▶ How to complete this task
Determine how many lines in the records hold "dres", then give that number by itself.

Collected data
_____

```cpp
struct GridInfo {
    double min[3];
    double max[3];
    double res;
    int depth;
    unsigned max_key;
    int error;
    int empty;
};
// ... 31 lines not shown
        if (k > mk) mk = k;
    }
    double lg = m_log((double)mk) / m_log(2.0) - eps;
    unsigned d = (unsigned)__builtin_ceil(lg);
    if (d > 32u) d = 32u;
    if (d > 21u) { g.error = -4; g.depth = (int)d; return; }
    g.depth = (int)d;
    g.max_key = (1u << d) - 1u;
    double side = (double)(1u << d) * g.res;
    for (int a = 0; a < 3; ++a) {
        double over = (side - (g.max[a] - g.min[a])) / 2.0;
        if (over > eps) { g.min[a] -= over; g.max[a] += over; }
    }
}
F3DS_HD void n_grid_from_bbox(const float mn[3], const float mx[3], float voxel_res, GridInfo& g) {
    g.error = 0; g.empty = 0; g.depth = 0; g.max_key = 0;
    g.res = (double)voxel_res;
    for (int a = 0; a < 3; ++a) {
        double lo = (double)mn[a], hi = (double)mx[a];
        g.min[a] = lo < hi ? lo : hi;
        g.max[a] = lo < hi ? hi : lo;
    }
    n_key_bit_size(g);
}
F3DS_HD void n_point_key(const GridInfo& g, float x, float y, float z, int use_transform, unsigned key[3]) {
    n_transform(x, y, z, use_transform);
    if (!use_transform || n_finite3(x, y, z)) {
        const double inv = 1.0 / g.res;
        const float p[3] = {x, y, z};
        for (int a = 0; a < 3; ++a) {
            const double d = (double)p[a] - g.min[a];
            const double q1 = d * inv;
            const unsigned k1 = (unsigned)q1;
            const double f = q1 - (double)k1;
            key[a] = (f > 1e-6 && f < 1.0 - 1e-6 && q1 < 4194304.0) ? k1 : (unsigned)(d / g.res);
        }
    } else {
        key[0] = key[1] = key[2] = 0u;
    }
}
F3DS_HD uint32_t n_spread3_10(uint32_t v) {
    v = (v | (v << 16)) & 0x030000FFu;
    v = (v | (v << 8)) & 0x0300F00Fu;
    v = (v | (v << 4)) & 0x030C30C3u;
    v = (v | (v << 2)) & 0x09249249u;
    return v;
}
F3DS_HD uint64_t n_spread3_21(uint64_t v) {
    v = (v | (v << 32)) & 0x001F00000000FFFFull;
    v = (v | (v << 16)) & 0x001F0000FF0000FFull;
    v = (v | (v << 8)) & 0x100F00F00F00F00Full;
    v = (v | (v << 4)) & 0x10C30C30C30C30C3ull;
    v = (v | (v << 2)) & 0x1249249249249249ull;
    return v;
}
F3DS_HD uint64_t n_morton(unsigned x, unsigned y, unsigned z, int depth) {
    if (depth <= 10) {
        const uint32_t m = (1u << depth) - 1u;
        return (uint64_t)((n_spread3_10(x & m) << 2) | (n_spread3_10(y & m) << 1) | n_spread3_10(z & m));
    }
    const uint64_t m = (1ull << depth) - 1ull;
    return (n_spread3_21(x & m) << 2) | (n_spread3_21(y & m) << 1) | n_spread3_21(z & m);
}
F3DS_HD void n_demorton(uint64_t c, int depth, unsigned key[3]) {
    unsigned x = 0, y = 0, z = 0;
    for (int b = depth - 1; b >= 0; --b) {
        unsigned d = (unsigned)(c >> (3 * b)) & 7u;
        x = (x << 1) | ((d >> 2) & 1u);
        y = (y << 1) | ((d >> 1) & 1u);
        z = (z << 1) | (d & 1u);
    }
    key[0] = x; key[1] = y; key[2] = z;
}
F3DS_HD uint64_t n_pack_key(unsigned x, unsigned y, unsigned z) {
    return ((uint64_t)x << 42) | ((uint64_t)y << 21) | (uint64_t)z;
}
#define N_BLOCK_DEPTH_MAX 12
F3DS_HD uint32_t n_block_key(unsigned x, unsigned y, unsigned z) { return ((x >> 2) << 20) | ((y >> 2) << 10) | (z >> 2); }
F3DS_HD unsigned n_block_cell(unsigned x, unsigned y, unsigned z) { return (unsigned)n_morton(x & 3u, y & 3u, z & 3u, 2); }
F3DS_HD int n_block_ordinal(uint32_t base, uint64_t mask, unsigned cell, int leaf_order) {
    if (!((mask >> cell) & 1ull)) return -1;
    const uint64_t before = leaf_order == 1 ? ((mask >> cell) >> 1) : (mask & ((1ull << cell) - 1ull));
    return (int)(base + (uint32_t)__builtin_popcountll(before));
}

F3DS_HD void n_roots2(float b, float c, float r[3]) {
    r[0] = 0.0f;
    float d = (float)((double)(b * b) - 4.0 * (double)c);
    if (d < 0.0f) d = 0.0f;
    float sd = n_sqrtf(d);
    r[2] = 0.5f * (b + sd);
    r[1] = 0.5f * (b - sd);
}
template <class K = m_lit> F3DS_HD void n_roots(float m00, float m01, float m02, float m11, float m12, float m22, float r[3], K mc = K()) {
    float c0 = m00 * m11 * m22 + 2.0f * m01 * m02 * m12 - m00 * m12 * m12 - m11 * m02 * m02 - m22 * m01 * m01;
    float c1 = m00 * m11 - m01 * m01 + m00 * m22 - m02 * m02 + m11 * m22 - m12 * m12;
    float c2 = m00 + m11 + m22;
    if (m_absf(c0) < F3DS_FLT_EPS) { n_roots2(c2, c1, r); return; }
    const float inv3 = (float)(1.0 / 3.0);
    const float sqrt3 = 1.7320508075688772f;
    float c2_3 = c2 * inv3;
    float a_3 = (c1 - c2 * c2_3) * inv3;
    if (a_3 > 0.0f) a_3 = 0.0f;
    float half_b = 0.5f * (c0 + c2_3 * (2.0f * c2_3 * c2_3 - c1));
    float q = half_b * half_b + a_3 * a_3 * a_3;
    if (q > 0.0f) q = 0.0f;
    float rho = n_sqrtf(-a_3);
    float theta = m_atan2f(n_sqrtf(-q), half_b, mc) * inv3;
    float ct = m_cosf(theta, mc), st = m_sinf(theta, mc);
    r[0] = c2_3 + 2.0f * rho * ct;
    r[1] = c2_3 - rho * (ct + sqrt3 * st);
    r[2] = c2_3 - rho * (ct - sqrt3 * st);
    float t;
    if (r[0] >= r[1]) { t = r[0]; r[0] = r[1]; r[1] = t; }
    if (r[1] >= r[2]) {
        t = r[1]; r[1] = r[2]; r[2] = t;
        if (r[0] >= r[1]) { t = r[0]; r[0] = r[1]; r[1] = t; }
    }
    if (r[0] <= 0.0f) n_roots2(c2, c1, r);
}
F3DS_HD float n_sum3(float a, float b, float c) { return a + (b + c); }
F3DS_HD void n_cross(float a0, float a1, float a2, float b0, float b1, float b2, float o[3]) {
    o[0] = a1 * b2 - a2 * b1;
    o[1] = a2 * b0 - a0 * b2;
    o[2] = a0 * b1 - a1 * b0;
}
F3DS_HD void n_plane_normal(const float accu_raw[9], unsigned count, const float view_point[3], float out[4]) {
    float nx, ny, nz, nw;
    if (count < 3u) {
        nx = ny = nz = nw = n_nanf();
    } else {
        float cnt = (float)count;
        float a[9];
        for (int i = 0; i < 9; ++i) a[i] = accu_raw[i] / cnt;
        float c00 = a[0] - a[6] * a[6], c01 = a[1] - a[6] * a[7], c02 = a[2] - a[6] * a[8];
        float c11 = a[3] - a[7] * a[7], c12 = a[4] - a[7] * a[8], c22 = a[5] - a[8] * a[8];
        float scale = m_absf(c00);
        float t;
        t = m_absf(c01); if (t > scale) scale = t;
        t = m_absf(c02); if (t > scale) scale = t;
        t = m_absf(c11); if (t > scale) scale = t;
        t = m_absf(c12); if (t > scale) scale = t;
        t = m_absf(c22); if (t > scale) scale = t;
        if (scale <= F3DS_FLT_MIN) scale = 1.0f;
        float m00 = c00 / scale, m01 = c01 / scale, m02 = c02 / scale, m11 = c11 / scale, m12 = c12 / scale, m22 = c22 / scale;
        float r[3];
        n_roots(m00, m01, m02, m11, m12, m22, r);
        m00 -= r[0]; m11 -= r[0]; m22 -= r[0];
        float v1[3], v2[3], v3[3];
        n_cross(m00, m01, m02, m01, m11, m12, v1);
        n_cross(m00, m01, m02, m02, m12, m22, v2);
        n_cross(m01, m11, m12, m02, m12, m22, v3);
        float l1 = n_sum3(v1[0] * v1[0], v1[1] * v1[1], v1[2] * v1[2]);
        float l2 = n_sum3(v2[0] * v2[0], v2[1] * v2[1], v2[2] * v2[2]);
        float l3 = n_sum3(v3[0] * v3[0], v3[1] * v3[1], v3[2] * v3[2]);
        const float* v; float l;
        if (l1 >= l2 && l1 >= l3) { v = v1; l = l1; }
        else if (l2 >= l1 && l2 >= l3) { v = v2; l = l2; }
        else { v = v3; l = l3; }
        float s = n_sqrtf(l);
        nx = v[0] / s; ny = v[1] / s; nz = v[2] / s;
        nw = -1.0f * ((nx * a[6] + ny * a[7]) + (nz * a[8] + 0.0f * 1.0f));
    }
    float cos_theta = ((0.0f - view_point[0]) * nx + (0.0f - view_point[1]) * ny) + ((0.0f - view_point[2]) * nz + 0.0f * nw);
    if (cos_theta < 0.0f) { nx *= -1.0f; ny *= -1.0f; nz *= -1.0f; }
    float z = (nx * nx + ny * ny) + (nz * nz + 0.0f);
// ... 138 lines not shown
```
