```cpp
static int conv3x3_c64_impl(const void* x, const void* w, void* y, const void* res, const unsigned char* rmask, float* stats, long long images, int H, int W, int flip, hipStream_t st);
extern "C" int avec_conv3x3_c64(const void* x, const void* w, void* y, const void* res, float* stats, long long images, int H, int W, int flip, hipStream_t st) {
  return conv3x3_c64_impl(x, w, y, res, nullptr, stats, images, H, W, flip, st);
}
extern "C" int avec_conv3x3_c64_res_masked(const void* x, const void* w, void* y, const void* res, const unsigned char* res_mask, long long images, int H, int W, int flip, hipStream_t st) {
  AVEC_CHECK_ARG(res && res_mask, "conv3x3_c64_res_masked: null residual / mask");
  return conv3x3_c64_impl(x, w, y, res, res_mask, nullptr, images, H, W, flip, st);
}
static int conv3x3_c64_impl(const void* x, const void* w, void* y, const void* res, const unsigned char* rmask, float* stats, long long images, int H, int W, int flip, hipStream_t st) {
  AVEC_CHECK_ARG(x && w && y && images > 0, "conv3x3_c64: null buffer");
  AVEC_CHECK_ARG(avec_conv3x3_c64_supported(H, W, 64, 64, 3, 3, 1), "conv3x3_c64: %dx%d images do not fit the slab", H, W);
  AVEC_CHECK_ARG(!(stats && res), "conv3x3_c64: statistics and a residual in the same launch are not supported");
  const size_t lds = C3_WBYTES + C3_SBYTES;
  const void* kern = !stats && !res ? (const void*)conv3x3_c64_kernel<false, false> : stats ? (const void*)conv3x3_c64_kernel<true, false> : (const void*)conv3x3_c64_res_kernel;
  if (int r = avec_lds_optin(kern, lds)) return r;
  C3Args a; a.x = (const bf16*)x; a.w = (const bf16*)w; a.y = (bf16*)y; a.res = (const bf16*)res; a.stats = stats; a.N = (int)images; a.H = H; a.W = W; a.flip = flip; a.rmask = rmask;
  const int grid = (int)(images < 256 ? images : 256);
  avec_note_kernel(stats ? "conv3x3_c64_kernel<true,false>" : res ? "conv3x3_c64_res_kernel" : "conv3x3_c64_kernel<false,false>");
  if (stats) hipLaunchKernelGGL((conv3x3_c64_kernel<true, false>), dim3(grid), dim3(512), lds, st, a);
  else if (res) hipLaunchKernelGGL(conv3x3_c64_res_kernel, dim3(grid), dim3(512), lds, st, a);
  else hipLaunchKernelGGL((conv3x3_c64_kernel<false, false>), dim3(grid), dim3(512), lds, st, a);
  AVEC_LAUNCH_CHECK();
  return 0;
}

extern "C" int avec_wgrad3x3_c64(const void* x, const void* dy, float* dw, long long images, int H, int W, hipStream_t st) {
  AVEC_CHECK_ARG(x && dy && dw && images > 0, "wgrad3x3_c64: null buffer");
  AVEC_CHECK_ARG(avec_conv3x3_c64_supported(H, W, 64, 64, 3, 3, 1) && H * (W + 1) <= C3W_KROWS, "wgrad3x3_c64: %dx%d images do not fit the slab", H, W);
  avec_wgrad3x3_item_t it; it.x = x; it.dy = dy; it.dw = dw; it.images = images; it.C = 64; it.H = H; it.W = W; it.reserved = 0;
  return avec_wgrad3x3_c64_grouped(&it, 1, st);
}
```

avec_amd/csrc/norm.hip:

```cpp
#include "common.h"
#include "avec_hip.h"

#include "vec.h"
#include <type_traits>

__global__ __launch_bounds__(256) void col_finalize_kernel(ColFin f) {
  __shared__ float red[16][17];
  const int cw = threadIdx.x & 15, sl = threadIdx.x >> 4;
  const int ncols = f.NV * f.W;
  const int o = blockIdx.x * 16 + cw;
  const unsigned cb = blockIdx.y;
  const int s0 = blockIdx.z * 128;
  float s = 0.f;
  if (o < ncols) {
    const float* p = f.partial + ((size_t)cb * f.nslots) * ncols + o;
#pragma unroll
    for (int k = 0; k < 8; ++k) {
      const int si = s0 + sl + 16 * k; const int sc = si < f.nslots ? si : f.nslots - 1;
      const float v = p[(size_t)sc * ncols];
      s += si < f.nslots ? v : 0.f;
    }
  }
  red[sl][cw] = s;
  __syncthreads();
// ... 588 lines not shown
  ld8<float>(ss + 2 * C + c, k.mu); ld8<float>(ss + 3 * C + c, k.rs);
  if (recompute) { ld8<float>(ss + c, k.sc); ld8<float>(ss + C + c, k.sh); }
}
__device__ __forceinline__ void bn8_dy_coeffs(Bn8Dy& q, const Bn8Bwd& k, const float* __restrict__ gamma, const float* __restrict__ dstats, float inv_n, int C, int c) {
  float g[8], s1[8], s2[8]; ld8<float>(gamma + c, g); ld8<float>(dstats + c, s1); ld8<float>(dstats + C + c, s2);
#pragma unroll
  for (int e = 0; e < 8; ++e) { q.A[e] = g[e] * k.rs[e]; q.m1[e] = s1[e] * inv_n; q.m2[e] = s2[e] * inv_n; }
}
template <typename T>
__device__ __forceinline__ void bn8_bwd_d(const Raw8<T>& rd, const Raw8<T>& rv, const Raw8<T>& ro, const unsigned& mb, int src, int act, const Bn8Bwd& k, float (&d)[8], float (&v)[8]) {
  rd.get(d); rv.get(v);
  if (src == BN_SRC_BITS) {
#pragma unroll
    for (int e = 0; e < 8; ++e) d[e] = (mb >> e) & 1u ? d[e] : 0.f;
  } else if (src == BN_SRC_OUT) { float o[8]; ro.get(o);
#pragma unroll
    for (int e = 0; e < 8; ++e) d[e] = o[e] > 0.f ? d[e] : 0.f;
  } else if (act == 2) {
#pragma unroll
    for (int e = 0; e < 8; ++e) d[e] = __builtin_fmaf(v[e], k.sc[e], k.sh[e]) > 0.f ? d[e] : 0.f;
  } else if (act == 1) {
#pragma unroll
    for (int e = 0; e < 8; ++e) { const float x = __builtin_fmaf(v[e], k.sc[e], k.sh[e]), sg = sigmoidf_(x); d[e] *= sg * __builtin_fmaf(x, 1.f - sg, 1.f); }
  }
}
__device__ __forceinline__ void bn8_bwd_acc(float (&part)[2][8], const float (&d)[8], const float (&v)[8], const Bn8Bwd& k) {
#pragma unroll
  for (int e = 0; e < 8; ++e) { part[0][e] += d[e]; part[1][e] += d[e] * (v[e] - k.mu[e]) * k.rs[e]; }
}
__device__ __forceinline__ void bn8_dy(const float (&d)[8], const float (&v)[8], const Bn8Bwd& k, const Bn8Dy& q, float (&o)[8]) {
#pragma unroll
  for (int e = 0; e < 8; ++e) o[e] = q.A[e] * __builtin_fmaf(-((v[e] - k.mu[e]) * k.rs[e]), q.m2[e], d[e] - q.m1[e]);
}

constexpr int BNS_P = 4;
constexpr unsigned BNS_SLICE_FWD = 1024, BNS_SLICE_BWD = 1536;
constexpr unsigned BNS_GRID_RED = 2048, BNS_RED_MIN_UNITS = 4;
constexpr long long BNS_MIN_CHUNKS = 1ll << 20;
static int& bns_mode() { static int mode = getenv("AVEC_BN_SLICE") ? atoi(getenv("AVEC_BN_SLICE")) : 1; return mode; }
static inline bool bns_ok(int dtype, long long M, int C) {
  const int mode = bns_mode();
  if (mode == 0 || dtype != AVEC_BF16 || C % 8 != 0 || 256 % (C / 8) != 0) return false;
  const long long n8 = M * C / 8;
  return n8 < (1ll << 31) && (mode == 2 || n8 >= BNS_MIN_CHUNKS);
}
template <bool NT> __device__ __forceinline__ void bns_ld(Raw8<bf16>& r, const bf16* p) {
  if (NT) { typedef unsigned v4u __attribute__((ext_vector_type(4))); const v4u t = __builtin_nontemporal_load((const v4u*)p); r.t = make_uint4(t.x, t.y, t.z, t.w); }
  else r.load(p);
}
static inline unsigned bns_slice(long long n8, unsigned grid) { return (unsigned)(((n8 + grid - 1) / grid + 255) / 256 * 256); }
static inline unsigned bns_grid(long long n8, unsigned slice) { return (unsigned)((n8 + slice - 1) / slice); }
static inline unsigned bns_red_grid(long long n8) {
  long long g = n8 / (256ll * BNS_P * BNS_RED_MIN_UNITS) / 256 * 256; if (g > BNS_GRID_RED) g = BNS_GRID_RED; if (g < 256) g = 256;
  return (unsigned)g;
}
struct BnsPlan { unsigned grid, slice; ColPlan col; };
static BnsPlan bns_plan(int pass, long long n8, int C, hipStream_t st) {
  if (pass == 1) { const ColPlan col = ColPlan::flat<2>(bns_red_grid(n8), C, st).cap_without_ws(256); return BnsPlan{col.nslots, bns_slice(n8, col.nslots), col}; }
  const unsigned slice = pass == 0 ? BNS_SLICE_FWD : BNS_SLICE_BWD;
  return BnsPlan{bns_grid(n8, slice), slice, ColPlan{}};
}
template <int P, typename Set, typename Load, typename Use>
__device__ __forceinline__ void bns_walk(unsigned begin, unsigned end, Load load, Use use) {
  constexpr unsigned UNIT = 256 * P;
  constexpr std::true_type full{}; constexpr std::false_type ragged{};
  if (begin >= end) return;
  Set a, b;
  unsigned base = begin;
  load(a, base, ragged);
  while (end - base >= 3 * UNIT) {
    load(b, base + UNIT, full); use(a, base, full);
    load(a, base + 2 * UNIT, full); use(b, base + UNIT, full);
    base += 2 * UNIT;
  }
  if (end - base > UNIT) {
    load(b, base + UNIT, ragged); use(a, base, full);
    if (end - base > 2 * UNIT) { load(a, base + 2 * UNIT, ragged); use(b, base + UNIT, full); use(a, base + 2 * UNIT, ragged); }
    else use(b, base + UNIT, ragged);
  } else use(a, base, ragged);
}
template <bool FULL> __device__ __forceinline__ unsigned bns_chunk(unsigned base, int p, unsigned end) {
  const unsigned j = base + threadIdx.x + p * 256; return FULL || j < end ? j : end - 1;
}
__device__ __forceinline__ void bns_range(unsigned slice, unsigned n8, unsigned& begin, unsigned& end) {
  const unsigned long long b = (unsigned long long)blockIdx.x * slice;
  begin = b < n8 ? (unsigned)b : n8; end = n8 - begin > slice ? begin + slice : n8;
}

template <int P, bool RES> struct BnsFwdSet { Raw8<bf16> y[P], r[RES ? P : 1]; };
template <int P, bool RES, bool MASK>
__global__ __launch_bounds__(256) void bn_apply8s_kernel(const bf16* __restrict__ y, const float* __restrict__ ss, const bf16* __restrict__ res, int act,
                                                         bf16* __restrict__ out, unsigned n8, int C, unsigned slice, unsigned char* __restrict__ mask,
                                                         const float* __restrict__ res_ss) {
  unsigned begin, end; bns_range(slice, n8, begin, end);
  const int c = (int)(threadIdx.x % ((unsigned)C >> 3)) * 8;
  Bn8Fwd k; bn8_fwd_coeffs(k, ss, RES ? res_ss : nullptr, C, c);
  typedef BnsFwdSet<P, RES> Set;
  auto load = [&](Set& s, unsigned base, auto full) {
#pragma unroll
    for (int p = 0; p < P; ++p) { const long long off = (long long)bns_chunk<decltype(full)::value>(base, p, end) * 8; bns_ld<true>(s.y[p], y + off); if (RES) bns_ld<true>(s.r[p], res + off); }
  };
  auto use = [&](Set& s, unsigned base, auto full) {
#pragma unroll
    for (int p = 0; p < P; ++p) {
      const unsigned j = base + threadIdx.x + p * 256; if (!decltype(full)::value && j >= end) break;
      const Bn8Out o = bn8_fwd<bf16>(s.y[p], s.r[RES ? p : 0], RES, res_ss != nullptr, k, act, MASK ? mask : nullptr, j);
      st8<bf16>(out + (long long)j * 8, o.v);
    }
  };
  bns_walk<P, Set>(begin, end, load, use);
}

template <int P, int SRC> struct BnsBwdSet { Raw8<bf16> d[P], v[P], o[SRC == BN_SRC_OUT ? P : 1]; unsigned mb[SRC == BN_SRC_BITS ? P : 1]; };
template <bool FULL, bool NT, int P, int SRC>
__device__ __forceinline__ void bns_bwd_load(BnsBwdSet<P, SRC>& s, unsigned base, unsigned end, const bf16* __restrict__ dout, const bf16* __restrict__ y,
                                             const bf16* __restrict__ out, const unsigned char* __restrict__ mask) {
#pragma unroll
  for (int p = 0; p < P; ++p) { const unsigned j = bns_chunk<FULL>(base, p, end); const long long off = (long long)j * 8; bns_ld<NT>(s.d[p], dout + off); bns_ld<NT>(s.v[p], y + off);
    if (SRC == BN_SRC_BITS) s.mb[p] = mask[j]; else if (SRC == BN_SRC_OUT) bns_ld<NT>(s.o[p], out + off); }
}
template <int P, int SRC>
__device__ __forceinline__ void bns_bwd_d(const BnsBwdSet<P, SRC>& s, int p, int act, const Bn8Bwd& k, float (&d)[8], float (&v)[8]) {
  bn8_bwd_d<bf16>(s.d[p], s.v[p], s.o[SRC == BN_SRC_OUT ? p : 0], s.mb[SRC == BN_SRC_BITS ? p : 0], SRC, act, k, d, v);
}
template <int P, int SRC>
__global__ __launch_bounds__(256) void bn_bwd_reduce8s_kernel(const bf16* __restrict__ dout, const bf16* __restrict__ y, const bf16* __restrict__ out, const float* __restrict__ ss,
                                                              int act, float* dstats, unsigned n8, int C, unsigned slice, ColWs ws, const unsigned char* __restrict__ mask) {
  unsigned begin, end; bns_range(slice, n8, begin, end);
  const Col8 m = col8_map(C);
  const int c = m.l * 8;
  float part[2][8];
#pragma unroll
  for (int e = 0; e < 8; ++e) part[0][e] = part[1][e] = 0.f;
  Bn8Bwd k; bn8_bwd_coeffs(k, ss, SRC == BN_SRC_NONE && act != 0, C, c);
  typedef BnsBwdSet<P, SRC> Set;
  auto load = [&](Set& s, unsigned base, auto full) { bns_bwd_load<decltype(full)::value, false, P, SRC>(s, base, end, dout, y, out, mask); };
  auto use = [&](Set& s, unsigned base, auto full) {
#pragma unroll
    for (int p = 0; p < P; ++p) {
      if (!decltype(full)::value && base + threadIdx.x + p * 256 >= end) break;
      float d[8], v[8]; bns_bwd_d<P, SRC>(s, p, act, k, d, v);
      bn8_bwd_acc(part, d, v, k);
    }
  };
  bns_walk<P, Set>(begin, end, load, use);
  float* const dst[2] = {dstats, dstats + C};
  colreduce8_atomic<2>(part, dst, m, ws);
}
template <int P, int SRC>
__global__ __launch_bounds__(256) void bn_bwd_apply8s_kernel(const bf16* __restrict__ dout, const bf16* __restrict__ y, const bf16* __restrict__ out, const float* __restrict__ ss,
                                                             const float* __restrict__ gamma, const float* __restrict__ dstats, const float* count_ptr, float count, int act,
                                                             bf16* __restrict__ dy, bf16* __restrict__ dres, float* dgamma, float* dbeta, unsigned n8, int C, unsigned slice,
                                                             const unsigned char* __restrict__ mask) {
  const float inv_n = 1.f / (count_ptr ? *count_ptr : count);
  if (blockIdx.x == 0 && dgamma) for (int cc = threadIdx.x; cc < C; cc += 256) { atomicAdd(dgamma + cc, dstats[C + cc]); atomicAdd(dbeta + cc, dstats[cc]); }
  unsigned begin, end; bns_range(slice, n8, begin, end);
  const int c = (int)(threadIdx.x % ((unsigned)C >> 3)) * 8;
  Bn8Bwd k; bn8_bwd_coeffs(k, ss, SRC == BN_SRC_NONE && act != 0, C, c);
  Bn8Dy q; bn8_dy_coeffs(q, k, gamma, dstats, inv_n, C, c);
  typedef BnsBwdSet<P, SRC> Set;
  auto load = [&](Set& s, unsigned base, auto full) { bns_bwd_load<decltype(full)::value, true, P, SRC>(s, base, end, dout, y, out, mask); };
  auto use = [&](Set& s, unsigned base, auto full) {
#pragma unroll
    for (int p = 0; p < P; ++p) {
      const unsigned j = base + threadIdx.x + p * 256; if (!decltype(full)::value && j >= end) break;
      const long long off = (long long)j * 8;
      float d[8], v[8], o[8]; bns_bwd_d<P, SRC>(s, p, act, k, d, v);
      bn8_dy(d, v, k, q, o);
      st8<bf16>(dy + off, o);
      if (dres) st8<bf16>(dres + off, d);
    }
  };
  bns_walk<P, Set>(begin, end, load, use);
}
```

_____

▶ Your solution
2